Check each line of the records below and collect those holding "lines".

==================================================

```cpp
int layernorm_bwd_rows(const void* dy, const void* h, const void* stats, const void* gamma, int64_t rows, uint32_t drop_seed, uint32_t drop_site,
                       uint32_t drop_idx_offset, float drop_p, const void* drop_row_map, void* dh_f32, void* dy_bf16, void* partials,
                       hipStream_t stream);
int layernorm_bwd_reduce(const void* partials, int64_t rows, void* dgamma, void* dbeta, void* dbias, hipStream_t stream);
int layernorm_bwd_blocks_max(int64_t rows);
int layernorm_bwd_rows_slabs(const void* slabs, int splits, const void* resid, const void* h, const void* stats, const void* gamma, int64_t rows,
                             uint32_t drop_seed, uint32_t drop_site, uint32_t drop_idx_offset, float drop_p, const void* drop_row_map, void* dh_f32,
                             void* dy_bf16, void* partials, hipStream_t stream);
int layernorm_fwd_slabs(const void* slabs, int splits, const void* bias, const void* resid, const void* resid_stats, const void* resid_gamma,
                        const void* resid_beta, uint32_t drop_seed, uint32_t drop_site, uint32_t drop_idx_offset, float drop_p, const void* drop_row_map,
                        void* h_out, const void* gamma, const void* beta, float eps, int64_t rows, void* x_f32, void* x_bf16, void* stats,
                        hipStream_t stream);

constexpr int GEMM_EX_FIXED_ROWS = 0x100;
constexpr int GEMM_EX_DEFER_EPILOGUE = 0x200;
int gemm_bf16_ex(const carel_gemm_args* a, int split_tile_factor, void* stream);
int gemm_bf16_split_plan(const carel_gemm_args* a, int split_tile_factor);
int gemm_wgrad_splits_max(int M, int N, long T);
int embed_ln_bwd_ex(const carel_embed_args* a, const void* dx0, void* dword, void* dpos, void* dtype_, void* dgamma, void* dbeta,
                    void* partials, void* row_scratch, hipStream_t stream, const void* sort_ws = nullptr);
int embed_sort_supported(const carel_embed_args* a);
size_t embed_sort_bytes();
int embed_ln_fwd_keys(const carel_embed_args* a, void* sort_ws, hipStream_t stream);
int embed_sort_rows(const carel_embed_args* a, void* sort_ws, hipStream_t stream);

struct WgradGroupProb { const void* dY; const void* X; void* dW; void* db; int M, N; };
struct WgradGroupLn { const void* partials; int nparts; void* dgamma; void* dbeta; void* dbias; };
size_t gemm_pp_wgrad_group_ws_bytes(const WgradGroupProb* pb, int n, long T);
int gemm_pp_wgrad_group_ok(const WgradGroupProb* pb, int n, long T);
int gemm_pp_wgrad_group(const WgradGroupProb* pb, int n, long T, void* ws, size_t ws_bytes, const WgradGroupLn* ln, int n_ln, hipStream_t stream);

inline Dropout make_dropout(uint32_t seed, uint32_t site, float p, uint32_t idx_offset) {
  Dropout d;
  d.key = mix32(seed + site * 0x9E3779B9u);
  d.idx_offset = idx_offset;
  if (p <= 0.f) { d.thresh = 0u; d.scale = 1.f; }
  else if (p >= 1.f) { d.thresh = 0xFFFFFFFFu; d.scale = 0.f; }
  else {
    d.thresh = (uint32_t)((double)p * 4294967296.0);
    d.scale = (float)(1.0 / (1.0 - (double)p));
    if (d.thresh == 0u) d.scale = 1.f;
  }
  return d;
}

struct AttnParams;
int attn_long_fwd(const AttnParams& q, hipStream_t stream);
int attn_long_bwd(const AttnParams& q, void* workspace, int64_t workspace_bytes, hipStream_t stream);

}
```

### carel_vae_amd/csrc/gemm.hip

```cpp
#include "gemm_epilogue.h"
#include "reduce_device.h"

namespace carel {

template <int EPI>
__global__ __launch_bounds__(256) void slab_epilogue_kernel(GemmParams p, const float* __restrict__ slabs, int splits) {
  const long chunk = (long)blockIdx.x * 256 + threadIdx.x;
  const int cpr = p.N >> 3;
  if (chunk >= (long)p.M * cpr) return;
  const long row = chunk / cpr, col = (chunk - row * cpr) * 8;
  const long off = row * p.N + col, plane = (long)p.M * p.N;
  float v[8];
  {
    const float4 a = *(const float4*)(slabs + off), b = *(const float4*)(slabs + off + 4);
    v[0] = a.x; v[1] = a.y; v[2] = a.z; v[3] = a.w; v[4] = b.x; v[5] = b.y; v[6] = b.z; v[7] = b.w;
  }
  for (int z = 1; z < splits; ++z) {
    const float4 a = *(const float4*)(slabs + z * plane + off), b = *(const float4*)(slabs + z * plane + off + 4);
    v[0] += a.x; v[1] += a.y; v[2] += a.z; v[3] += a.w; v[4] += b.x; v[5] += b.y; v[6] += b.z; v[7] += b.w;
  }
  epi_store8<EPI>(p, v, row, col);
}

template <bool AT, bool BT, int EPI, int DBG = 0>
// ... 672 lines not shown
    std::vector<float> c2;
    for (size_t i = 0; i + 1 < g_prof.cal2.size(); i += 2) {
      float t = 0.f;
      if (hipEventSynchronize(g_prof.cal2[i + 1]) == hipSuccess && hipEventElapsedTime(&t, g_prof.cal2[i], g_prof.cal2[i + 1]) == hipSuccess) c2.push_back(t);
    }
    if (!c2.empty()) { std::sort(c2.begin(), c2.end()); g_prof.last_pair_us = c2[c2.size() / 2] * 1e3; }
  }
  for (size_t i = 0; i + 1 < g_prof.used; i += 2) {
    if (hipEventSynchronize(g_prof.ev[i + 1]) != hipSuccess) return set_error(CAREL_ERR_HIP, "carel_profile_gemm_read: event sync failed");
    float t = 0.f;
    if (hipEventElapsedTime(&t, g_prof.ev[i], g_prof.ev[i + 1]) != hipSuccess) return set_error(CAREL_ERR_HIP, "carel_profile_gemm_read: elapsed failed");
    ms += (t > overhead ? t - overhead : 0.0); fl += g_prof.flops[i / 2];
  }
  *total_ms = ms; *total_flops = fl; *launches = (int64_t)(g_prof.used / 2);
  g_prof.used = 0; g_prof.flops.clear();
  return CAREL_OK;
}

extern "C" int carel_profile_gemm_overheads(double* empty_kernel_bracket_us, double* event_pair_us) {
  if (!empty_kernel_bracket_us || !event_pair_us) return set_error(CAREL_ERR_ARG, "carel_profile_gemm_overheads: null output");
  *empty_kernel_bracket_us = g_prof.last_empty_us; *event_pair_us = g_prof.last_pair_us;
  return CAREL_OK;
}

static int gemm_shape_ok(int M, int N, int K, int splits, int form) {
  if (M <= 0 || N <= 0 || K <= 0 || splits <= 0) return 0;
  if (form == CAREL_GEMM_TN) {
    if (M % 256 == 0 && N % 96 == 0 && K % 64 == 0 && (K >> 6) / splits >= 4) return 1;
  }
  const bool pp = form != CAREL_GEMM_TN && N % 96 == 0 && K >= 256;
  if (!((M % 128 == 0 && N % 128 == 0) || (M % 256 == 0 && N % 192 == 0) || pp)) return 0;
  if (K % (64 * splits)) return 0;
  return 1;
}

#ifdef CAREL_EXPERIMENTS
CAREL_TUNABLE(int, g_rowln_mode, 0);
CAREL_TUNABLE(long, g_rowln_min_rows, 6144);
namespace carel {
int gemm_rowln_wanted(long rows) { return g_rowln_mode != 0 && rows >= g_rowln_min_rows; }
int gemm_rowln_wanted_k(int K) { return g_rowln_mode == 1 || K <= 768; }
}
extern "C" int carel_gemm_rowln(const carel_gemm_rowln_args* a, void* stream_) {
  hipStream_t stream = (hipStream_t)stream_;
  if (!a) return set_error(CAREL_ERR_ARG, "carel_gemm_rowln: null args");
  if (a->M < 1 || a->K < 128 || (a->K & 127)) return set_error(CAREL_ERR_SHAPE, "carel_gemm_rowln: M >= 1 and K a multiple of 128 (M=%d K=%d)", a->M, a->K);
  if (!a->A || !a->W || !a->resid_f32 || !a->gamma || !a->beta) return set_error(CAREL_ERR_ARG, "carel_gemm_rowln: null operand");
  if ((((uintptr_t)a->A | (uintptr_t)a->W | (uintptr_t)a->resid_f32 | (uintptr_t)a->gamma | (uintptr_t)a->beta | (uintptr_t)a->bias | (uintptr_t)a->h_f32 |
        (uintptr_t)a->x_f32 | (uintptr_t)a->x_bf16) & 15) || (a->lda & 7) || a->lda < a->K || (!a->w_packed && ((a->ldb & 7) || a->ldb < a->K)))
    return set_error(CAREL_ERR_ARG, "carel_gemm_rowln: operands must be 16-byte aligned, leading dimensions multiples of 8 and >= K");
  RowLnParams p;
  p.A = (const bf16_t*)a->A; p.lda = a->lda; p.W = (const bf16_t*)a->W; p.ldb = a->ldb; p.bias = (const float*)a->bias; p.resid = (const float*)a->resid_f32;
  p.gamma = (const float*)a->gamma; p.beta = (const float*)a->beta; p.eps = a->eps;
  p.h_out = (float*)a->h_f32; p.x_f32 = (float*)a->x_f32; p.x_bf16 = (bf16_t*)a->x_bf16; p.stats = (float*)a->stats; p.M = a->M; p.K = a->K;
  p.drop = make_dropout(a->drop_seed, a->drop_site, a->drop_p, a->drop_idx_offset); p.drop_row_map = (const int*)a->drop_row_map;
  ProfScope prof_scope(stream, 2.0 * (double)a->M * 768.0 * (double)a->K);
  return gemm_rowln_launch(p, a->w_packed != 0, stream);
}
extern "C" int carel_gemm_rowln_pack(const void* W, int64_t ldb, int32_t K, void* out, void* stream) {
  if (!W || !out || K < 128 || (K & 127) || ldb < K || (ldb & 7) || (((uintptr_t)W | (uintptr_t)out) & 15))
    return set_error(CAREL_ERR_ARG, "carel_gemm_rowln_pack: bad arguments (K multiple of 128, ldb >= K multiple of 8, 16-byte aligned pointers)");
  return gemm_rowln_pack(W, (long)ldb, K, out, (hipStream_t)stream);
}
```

==================================================

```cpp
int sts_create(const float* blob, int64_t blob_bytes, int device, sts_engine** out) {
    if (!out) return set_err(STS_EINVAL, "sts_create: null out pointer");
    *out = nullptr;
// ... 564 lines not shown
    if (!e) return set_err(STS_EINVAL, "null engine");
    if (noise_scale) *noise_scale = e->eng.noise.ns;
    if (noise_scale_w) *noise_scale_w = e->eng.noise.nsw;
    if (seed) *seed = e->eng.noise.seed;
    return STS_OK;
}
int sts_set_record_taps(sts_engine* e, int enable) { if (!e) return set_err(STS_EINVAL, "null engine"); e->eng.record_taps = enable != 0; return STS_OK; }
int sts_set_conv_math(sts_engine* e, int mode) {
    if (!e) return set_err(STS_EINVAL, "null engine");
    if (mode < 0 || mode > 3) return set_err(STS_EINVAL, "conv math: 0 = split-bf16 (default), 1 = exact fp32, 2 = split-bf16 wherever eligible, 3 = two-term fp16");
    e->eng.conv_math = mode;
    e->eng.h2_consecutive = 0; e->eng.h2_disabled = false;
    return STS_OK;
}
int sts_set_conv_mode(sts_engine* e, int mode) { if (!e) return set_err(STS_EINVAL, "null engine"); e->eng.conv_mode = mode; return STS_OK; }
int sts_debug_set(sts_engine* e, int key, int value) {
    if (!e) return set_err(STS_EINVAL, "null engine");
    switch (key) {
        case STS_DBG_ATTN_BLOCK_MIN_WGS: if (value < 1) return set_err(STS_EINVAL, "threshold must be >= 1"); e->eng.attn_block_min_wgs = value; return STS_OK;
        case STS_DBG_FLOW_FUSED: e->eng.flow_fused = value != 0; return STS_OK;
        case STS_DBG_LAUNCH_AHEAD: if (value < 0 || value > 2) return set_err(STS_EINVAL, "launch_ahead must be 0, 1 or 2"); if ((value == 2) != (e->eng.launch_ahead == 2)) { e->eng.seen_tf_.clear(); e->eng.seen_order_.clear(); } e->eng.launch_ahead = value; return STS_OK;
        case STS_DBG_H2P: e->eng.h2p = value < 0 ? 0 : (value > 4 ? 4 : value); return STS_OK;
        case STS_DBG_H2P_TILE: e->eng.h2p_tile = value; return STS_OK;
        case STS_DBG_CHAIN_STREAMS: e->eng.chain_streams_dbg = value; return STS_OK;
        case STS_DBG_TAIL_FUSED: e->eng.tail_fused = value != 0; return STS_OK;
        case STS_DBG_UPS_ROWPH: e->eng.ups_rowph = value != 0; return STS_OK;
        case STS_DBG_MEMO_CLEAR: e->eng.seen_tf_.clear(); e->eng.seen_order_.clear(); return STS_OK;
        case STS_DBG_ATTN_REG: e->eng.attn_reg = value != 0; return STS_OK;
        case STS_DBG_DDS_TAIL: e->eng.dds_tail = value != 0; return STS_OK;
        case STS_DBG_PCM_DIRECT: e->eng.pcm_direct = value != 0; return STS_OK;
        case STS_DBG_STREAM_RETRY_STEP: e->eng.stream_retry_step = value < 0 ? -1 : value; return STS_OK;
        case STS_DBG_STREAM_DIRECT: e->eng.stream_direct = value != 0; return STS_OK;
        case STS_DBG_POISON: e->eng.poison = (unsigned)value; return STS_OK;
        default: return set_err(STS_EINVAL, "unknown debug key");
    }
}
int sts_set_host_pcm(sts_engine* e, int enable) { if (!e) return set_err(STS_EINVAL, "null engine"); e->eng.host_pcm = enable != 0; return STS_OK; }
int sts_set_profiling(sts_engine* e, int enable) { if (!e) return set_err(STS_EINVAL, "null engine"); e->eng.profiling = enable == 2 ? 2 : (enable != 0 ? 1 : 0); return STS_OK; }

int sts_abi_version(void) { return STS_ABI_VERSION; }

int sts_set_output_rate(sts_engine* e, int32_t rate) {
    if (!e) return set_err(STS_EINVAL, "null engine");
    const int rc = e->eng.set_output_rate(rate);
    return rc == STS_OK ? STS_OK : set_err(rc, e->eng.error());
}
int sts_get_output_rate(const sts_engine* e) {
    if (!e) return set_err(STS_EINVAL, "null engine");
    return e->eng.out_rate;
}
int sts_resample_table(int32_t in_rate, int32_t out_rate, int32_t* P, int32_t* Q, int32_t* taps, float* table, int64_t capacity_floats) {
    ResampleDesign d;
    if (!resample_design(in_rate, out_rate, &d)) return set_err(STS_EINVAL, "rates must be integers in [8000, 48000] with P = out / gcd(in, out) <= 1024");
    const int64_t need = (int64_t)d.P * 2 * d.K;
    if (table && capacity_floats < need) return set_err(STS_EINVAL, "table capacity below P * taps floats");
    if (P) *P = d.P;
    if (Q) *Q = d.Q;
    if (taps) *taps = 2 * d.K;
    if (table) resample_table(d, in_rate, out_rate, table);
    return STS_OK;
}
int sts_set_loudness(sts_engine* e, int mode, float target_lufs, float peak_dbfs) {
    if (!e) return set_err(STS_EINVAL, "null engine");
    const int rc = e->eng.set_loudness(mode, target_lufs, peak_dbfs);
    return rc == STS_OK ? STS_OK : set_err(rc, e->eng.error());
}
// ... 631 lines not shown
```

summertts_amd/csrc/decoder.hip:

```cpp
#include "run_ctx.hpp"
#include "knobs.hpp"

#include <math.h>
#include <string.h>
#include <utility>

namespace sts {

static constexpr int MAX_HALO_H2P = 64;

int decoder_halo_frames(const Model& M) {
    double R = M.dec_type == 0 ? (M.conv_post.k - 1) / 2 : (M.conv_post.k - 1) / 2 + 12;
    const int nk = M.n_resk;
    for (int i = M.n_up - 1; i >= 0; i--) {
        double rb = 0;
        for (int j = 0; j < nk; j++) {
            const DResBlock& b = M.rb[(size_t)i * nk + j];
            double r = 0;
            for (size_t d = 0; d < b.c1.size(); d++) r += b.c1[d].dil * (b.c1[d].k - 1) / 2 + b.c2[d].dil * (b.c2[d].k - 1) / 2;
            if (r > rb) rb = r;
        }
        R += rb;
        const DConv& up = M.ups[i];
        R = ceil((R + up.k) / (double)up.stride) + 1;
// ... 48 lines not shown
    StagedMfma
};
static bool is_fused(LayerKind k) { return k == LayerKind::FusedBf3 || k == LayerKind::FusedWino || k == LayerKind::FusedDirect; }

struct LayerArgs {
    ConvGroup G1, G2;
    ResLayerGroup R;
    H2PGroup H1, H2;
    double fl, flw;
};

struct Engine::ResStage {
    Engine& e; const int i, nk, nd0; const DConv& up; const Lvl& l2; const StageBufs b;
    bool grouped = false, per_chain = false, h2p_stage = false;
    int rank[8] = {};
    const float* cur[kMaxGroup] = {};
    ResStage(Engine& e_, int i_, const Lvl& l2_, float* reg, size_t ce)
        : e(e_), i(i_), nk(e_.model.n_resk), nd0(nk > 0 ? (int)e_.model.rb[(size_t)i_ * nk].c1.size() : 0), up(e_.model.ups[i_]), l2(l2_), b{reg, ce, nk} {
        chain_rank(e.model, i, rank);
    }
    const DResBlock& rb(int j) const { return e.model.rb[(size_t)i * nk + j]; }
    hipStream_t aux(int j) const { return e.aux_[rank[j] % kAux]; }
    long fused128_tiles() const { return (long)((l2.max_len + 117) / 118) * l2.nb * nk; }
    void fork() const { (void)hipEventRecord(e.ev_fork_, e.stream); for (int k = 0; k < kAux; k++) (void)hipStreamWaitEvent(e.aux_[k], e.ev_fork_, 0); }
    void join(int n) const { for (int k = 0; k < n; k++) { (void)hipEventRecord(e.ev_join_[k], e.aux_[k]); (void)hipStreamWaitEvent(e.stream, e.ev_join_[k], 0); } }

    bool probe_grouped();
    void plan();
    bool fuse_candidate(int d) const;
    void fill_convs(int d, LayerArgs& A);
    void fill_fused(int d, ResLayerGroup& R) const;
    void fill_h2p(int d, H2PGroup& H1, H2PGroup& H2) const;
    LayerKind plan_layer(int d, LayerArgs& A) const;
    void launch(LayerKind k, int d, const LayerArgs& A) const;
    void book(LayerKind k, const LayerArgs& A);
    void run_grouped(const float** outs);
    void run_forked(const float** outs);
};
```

==================================================

[YOUR SOLUTION]:
// ... 672 lines not shown
// ... 564 lines not shown
// ... 631 lines not shown
// ... 48 lines not shown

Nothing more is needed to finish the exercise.